[Collected data]
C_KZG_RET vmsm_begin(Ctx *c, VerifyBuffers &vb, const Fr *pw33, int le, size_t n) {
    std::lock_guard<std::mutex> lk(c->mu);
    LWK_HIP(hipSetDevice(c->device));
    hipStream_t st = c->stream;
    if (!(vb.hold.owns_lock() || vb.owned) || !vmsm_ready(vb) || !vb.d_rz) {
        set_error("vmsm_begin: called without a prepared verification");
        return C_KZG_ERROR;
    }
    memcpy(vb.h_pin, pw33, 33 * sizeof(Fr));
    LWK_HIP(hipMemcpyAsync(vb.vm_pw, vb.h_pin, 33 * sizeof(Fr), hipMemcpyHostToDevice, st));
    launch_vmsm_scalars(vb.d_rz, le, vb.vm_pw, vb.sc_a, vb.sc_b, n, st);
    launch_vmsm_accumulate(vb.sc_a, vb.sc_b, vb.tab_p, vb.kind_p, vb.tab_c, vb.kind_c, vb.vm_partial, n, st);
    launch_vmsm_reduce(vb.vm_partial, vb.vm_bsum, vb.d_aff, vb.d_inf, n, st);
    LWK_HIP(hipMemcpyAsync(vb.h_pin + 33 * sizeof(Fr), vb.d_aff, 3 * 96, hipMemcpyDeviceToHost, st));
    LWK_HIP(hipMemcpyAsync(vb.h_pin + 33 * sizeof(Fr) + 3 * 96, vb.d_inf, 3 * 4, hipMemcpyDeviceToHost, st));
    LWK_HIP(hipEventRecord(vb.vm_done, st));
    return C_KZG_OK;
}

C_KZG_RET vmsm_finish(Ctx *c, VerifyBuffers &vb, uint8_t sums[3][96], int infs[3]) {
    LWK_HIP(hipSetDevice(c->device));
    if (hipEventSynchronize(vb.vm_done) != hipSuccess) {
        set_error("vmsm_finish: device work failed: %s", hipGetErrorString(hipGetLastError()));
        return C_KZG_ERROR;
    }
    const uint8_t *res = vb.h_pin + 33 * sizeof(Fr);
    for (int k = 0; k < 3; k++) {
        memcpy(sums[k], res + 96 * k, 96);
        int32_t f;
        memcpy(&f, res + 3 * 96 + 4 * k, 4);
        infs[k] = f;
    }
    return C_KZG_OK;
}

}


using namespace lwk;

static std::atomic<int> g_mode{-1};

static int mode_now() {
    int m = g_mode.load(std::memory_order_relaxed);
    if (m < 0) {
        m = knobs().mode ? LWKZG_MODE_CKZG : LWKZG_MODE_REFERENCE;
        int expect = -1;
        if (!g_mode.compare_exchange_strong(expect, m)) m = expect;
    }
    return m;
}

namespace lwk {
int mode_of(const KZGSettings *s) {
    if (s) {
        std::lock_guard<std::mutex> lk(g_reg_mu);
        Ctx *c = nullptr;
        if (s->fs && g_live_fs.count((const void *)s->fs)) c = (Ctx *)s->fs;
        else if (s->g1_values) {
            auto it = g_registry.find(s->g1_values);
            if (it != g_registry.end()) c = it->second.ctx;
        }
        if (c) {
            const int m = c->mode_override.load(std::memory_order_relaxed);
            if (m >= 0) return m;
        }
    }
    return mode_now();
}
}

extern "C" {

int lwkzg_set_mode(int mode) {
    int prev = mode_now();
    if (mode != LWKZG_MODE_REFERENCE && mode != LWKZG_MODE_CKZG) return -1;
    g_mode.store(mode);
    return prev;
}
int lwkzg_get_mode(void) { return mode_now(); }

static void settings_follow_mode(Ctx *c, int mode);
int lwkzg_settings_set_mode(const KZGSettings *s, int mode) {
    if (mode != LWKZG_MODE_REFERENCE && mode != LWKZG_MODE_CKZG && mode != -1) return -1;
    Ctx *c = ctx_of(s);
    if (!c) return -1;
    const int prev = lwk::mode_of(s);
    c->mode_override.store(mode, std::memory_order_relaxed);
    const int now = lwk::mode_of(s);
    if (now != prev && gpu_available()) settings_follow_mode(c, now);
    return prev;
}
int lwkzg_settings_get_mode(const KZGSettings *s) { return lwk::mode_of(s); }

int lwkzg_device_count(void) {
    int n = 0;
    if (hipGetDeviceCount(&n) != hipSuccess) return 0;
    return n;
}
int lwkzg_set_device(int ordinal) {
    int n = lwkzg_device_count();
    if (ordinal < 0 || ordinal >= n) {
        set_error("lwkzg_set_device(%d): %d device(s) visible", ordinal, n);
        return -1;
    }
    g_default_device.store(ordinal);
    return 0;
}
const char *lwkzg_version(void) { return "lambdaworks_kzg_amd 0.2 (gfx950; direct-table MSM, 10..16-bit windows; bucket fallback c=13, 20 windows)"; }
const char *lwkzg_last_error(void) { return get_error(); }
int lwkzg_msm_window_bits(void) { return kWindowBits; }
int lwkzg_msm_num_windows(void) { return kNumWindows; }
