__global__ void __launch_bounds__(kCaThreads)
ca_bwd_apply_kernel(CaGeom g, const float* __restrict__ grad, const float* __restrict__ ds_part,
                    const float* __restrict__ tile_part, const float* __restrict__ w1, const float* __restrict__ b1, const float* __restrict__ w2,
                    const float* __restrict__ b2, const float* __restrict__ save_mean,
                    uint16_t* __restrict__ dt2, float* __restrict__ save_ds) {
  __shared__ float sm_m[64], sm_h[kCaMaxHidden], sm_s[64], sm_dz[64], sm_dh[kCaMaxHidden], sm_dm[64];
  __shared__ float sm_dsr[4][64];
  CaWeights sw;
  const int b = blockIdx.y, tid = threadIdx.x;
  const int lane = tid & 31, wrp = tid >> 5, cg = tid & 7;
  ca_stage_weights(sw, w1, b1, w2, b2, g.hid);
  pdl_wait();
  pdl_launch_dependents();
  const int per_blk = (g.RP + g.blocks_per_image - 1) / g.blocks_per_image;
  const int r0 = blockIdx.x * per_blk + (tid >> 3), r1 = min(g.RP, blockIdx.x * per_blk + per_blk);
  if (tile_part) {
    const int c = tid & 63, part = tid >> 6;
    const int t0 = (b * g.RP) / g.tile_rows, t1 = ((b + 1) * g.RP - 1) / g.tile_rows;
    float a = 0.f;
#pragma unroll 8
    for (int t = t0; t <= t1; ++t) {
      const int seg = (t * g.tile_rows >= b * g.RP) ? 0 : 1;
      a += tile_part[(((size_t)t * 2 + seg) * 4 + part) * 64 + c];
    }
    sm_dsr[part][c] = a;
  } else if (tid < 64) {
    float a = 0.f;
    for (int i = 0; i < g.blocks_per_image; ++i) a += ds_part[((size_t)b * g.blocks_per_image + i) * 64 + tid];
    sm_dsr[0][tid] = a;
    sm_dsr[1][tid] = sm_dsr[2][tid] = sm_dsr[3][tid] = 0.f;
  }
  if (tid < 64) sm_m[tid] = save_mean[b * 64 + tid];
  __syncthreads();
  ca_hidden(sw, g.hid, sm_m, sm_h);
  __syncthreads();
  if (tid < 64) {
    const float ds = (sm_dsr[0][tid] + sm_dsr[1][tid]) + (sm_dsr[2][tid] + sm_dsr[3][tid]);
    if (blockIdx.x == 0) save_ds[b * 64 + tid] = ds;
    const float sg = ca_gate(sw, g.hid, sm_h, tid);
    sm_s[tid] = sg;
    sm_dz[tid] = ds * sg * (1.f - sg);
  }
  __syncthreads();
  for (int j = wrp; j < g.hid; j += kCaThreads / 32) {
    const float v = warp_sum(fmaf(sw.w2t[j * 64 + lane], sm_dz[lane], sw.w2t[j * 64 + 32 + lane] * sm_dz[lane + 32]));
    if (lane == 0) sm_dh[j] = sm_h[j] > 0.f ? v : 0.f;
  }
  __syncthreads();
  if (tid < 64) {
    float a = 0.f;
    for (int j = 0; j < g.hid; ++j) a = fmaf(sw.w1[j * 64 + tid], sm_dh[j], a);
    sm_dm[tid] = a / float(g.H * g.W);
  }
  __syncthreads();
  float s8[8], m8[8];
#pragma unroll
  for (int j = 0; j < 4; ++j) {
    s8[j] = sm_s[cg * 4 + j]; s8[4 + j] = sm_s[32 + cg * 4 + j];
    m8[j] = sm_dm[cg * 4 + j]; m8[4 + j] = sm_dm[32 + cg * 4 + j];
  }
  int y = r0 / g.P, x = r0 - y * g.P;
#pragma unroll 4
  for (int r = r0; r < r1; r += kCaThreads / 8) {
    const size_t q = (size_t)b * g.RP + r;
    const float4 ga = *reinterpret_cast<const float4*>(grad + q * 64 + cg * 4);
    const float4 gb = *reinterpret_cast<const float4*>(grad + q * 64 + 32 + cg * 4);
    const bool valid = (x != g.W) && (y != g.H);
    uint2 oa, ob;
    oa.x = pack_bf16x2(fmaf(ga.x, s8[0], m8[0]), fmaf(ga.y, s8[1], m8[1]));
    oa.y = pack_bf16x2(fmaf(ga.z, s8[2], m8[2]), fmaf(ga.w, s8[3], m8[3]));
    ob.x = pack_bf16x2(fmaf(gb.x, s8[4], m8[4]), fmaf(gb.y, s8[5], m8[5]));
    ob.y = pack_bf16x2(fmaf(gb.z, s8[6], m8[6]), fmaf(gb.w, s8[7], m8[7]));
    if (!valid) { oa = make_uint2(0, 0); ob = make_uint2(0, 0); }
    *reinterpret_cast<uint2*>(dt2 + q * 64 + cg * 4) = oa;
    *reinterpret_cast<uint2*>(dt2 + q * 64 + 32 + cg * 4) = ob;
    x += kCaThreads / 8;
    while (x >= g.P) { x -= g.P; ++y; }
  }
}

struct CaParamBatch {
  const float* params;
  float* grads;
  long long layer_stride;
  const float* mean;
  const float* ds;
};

- **Assignment**
Quote exactly the first line of the data and every line after it through the one holding "vb.d_inf, n, st);".

- **Solution to this problem**
C_KZG_RET vmsm_begin(Ctx *c, VerifyBuffers &vb, const Fr *pw33, int le, size_t n) {
    std::lock_guard<std::mutex> lk(c->mu);
    LWK_HIP(hipSetDevice(c->device));
    hipStream_t st = c->stream;
    if (!(vb.hold.owns_lock() || vb.owned) || !vmsm_ready(vb) || !vb.d_rz) {
        set_error("vmsm_begin: called without a prepared verification");
        return C_KZG_ERROR;
    }
    memcpy(vb.h_pin, pw33, 33 * sizeof(Fr));
    LWK_HIP(hipMemcpyAsync(vb.vm_pw, vb.h_pin, 33 * sizeof(Fr), hipMemcpyHostToDevice, st));
    launch_vmsm_scalars(vb.d_rz, le, vb.vm_pw, vb.sc_a, vb.sc_b, n, st);
    launch_vmsm_accumulate(vb.sc_a, vb.sc_b, vb.tab_p, vb.kind_p, vb.tab_c, vb.kind_c, vb.vm_partial, n, st);
    launch_vmsm_reduce(vb.vm_partial, vb.vm_bsum, vb.d_aff, vb.d_inf, n, st);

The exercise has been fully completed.